▸ Your objective: Check each line of the listing, and copy it if it contains the word "template".

########################################

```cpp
void launch_weighted_gram(hipStream_t st, int B, int m, int n, const double* A, int lda, const double* w,
                          const double* b, const double* l2, long long l2_stride, int ldl2, const double* l1,
                          double* P, int ldp, long long p_stride, double* q, const int* active) {
    GramL2 g{};
    g.l2 = l2; g.l2_stride = l2_stride; g.ldl2 = ldl2; g.s = nullptr;
    launch_gram_l2(st, B, m, n, A, lda, w, g, P, ldp, p_stride, active);
    launch_qvec(st, B, m, n, A, lda, w, b, l1, 0.0, q, active);
}

}
```

Baseline: 2745.

## Double-buffer half-slab K loop in gram kernel with one barrier per step

Replaces the full-tile K loop of the Gram kernel with a double-buffered scheme over half-slabs of 8 rows. Each step reads LDS operands, stages the next half-slab into the other buffer, issues the global prefetch and then the MFMAs, so only one __syncthreads is needed per step instead of two. The aim is to hide barrier and LDS-store latency behind MFMA work. The cost is more complex scheduling via sched_barrier and a changed thread-to-data mapping; the full path now also accepts m that is a multiple of 8.

```diff
diff --git a/hybrid-drt_amd/csrc/gram.hip b/hybrid-drt_amd/csrc/gram.hip
--- a/hybrid-drt_amd/csrc/gram.hip
+++ b/hybrid-drt_amd/csrc/gram.hip
@@ -7,6 +7,7 @@
 
 static constexpr int GT = 64;
 static constexpr int GK = 16;
+static constexpr int GH = GK / 2;
 static constexpr int GLD = 80;
 
 
@@ -18,18 +19,25 @@
     return GramSub{r, e >= 14 ? 4 : e >= 10 ? e - 10 : e - r * (r + 1) / 2};
 }
 
+__device__ __forceinline__ void gram_diag_read(const double* sl, double (&x)[5]) {
+#pragma unroll
+    for (int c = 0; c < 5; ++c) x[c] = sl[c * 16];
+}
+template <int TURN>
+__device__ __forceinline__ void gram_diag_mfma(const double (&x)[5], v4d (&acc)[4], int needm) {
+#pragma unroll
+    for (int s = 0; s < 4; ++s) {
+        const GramSub sub = gram_diag_sub(TURN + 4 * s);
+        if (needm & (1 << s)) acc[s] = __builtin_amdgcn_mfma_f64_16x16x4f64(x[sub.c], x[sub.r], acc[s], 0, 0, 0);
+    }
+}
 template <int TURN>
 __device__ __forceinline__ void gram_diag_slab(const double* sl, v4d (&acc)[4], int needm) {
 #pragma unroll
     for (int kk = 0; kk < GK; kk += 4) {
         double x[5];
-#pragma unroll
-        for (int c = 0; c < 5; ++c) x[c] = sl[kk * GLD + c * 16];
-#pragma unroll
-        for (int s = 0; s < 4; ++s) {
-            const GramSub sub = gram_diag_sub(TURN + 4 * s);
-            if (needm & (1 << s)) acc[s] = __builtin_amdgcn_mfma_f64_16x16x4f64(x[sub.c], x[sub.r], acc[s], 0, 0, 0);
-        }
+        gram_diag_read(sl + kk * GLD, x);
+        gram_diag_mfma<TURN>(x, acc, needm);
     }
 }
 
@@ -77,61 +85,110 @@
 #pragma unroll
     for (int s = 0; s < 4; ++s) acc[s] = (v4d){0.0, 0.0, 0.0, 0.0};
 
+    const bool vec2 = ((lda | n) & 1) == 0 && (reinterpret_cast<size_t>(A) & 15) == 0;
+    const bool full = vec2 && m >= GH && (m & (GH - 1)) == 0 && i0 + GT <= n && (diag || j0 + GT <= n);
+
+    auto kloop_full = [&](auto DIAG, auto TURN) {
+        constexpr bool D = decltype(DIAG)::value;
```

########################################

▸ Exercise output:
+template <int TURN>
 template <int TURN>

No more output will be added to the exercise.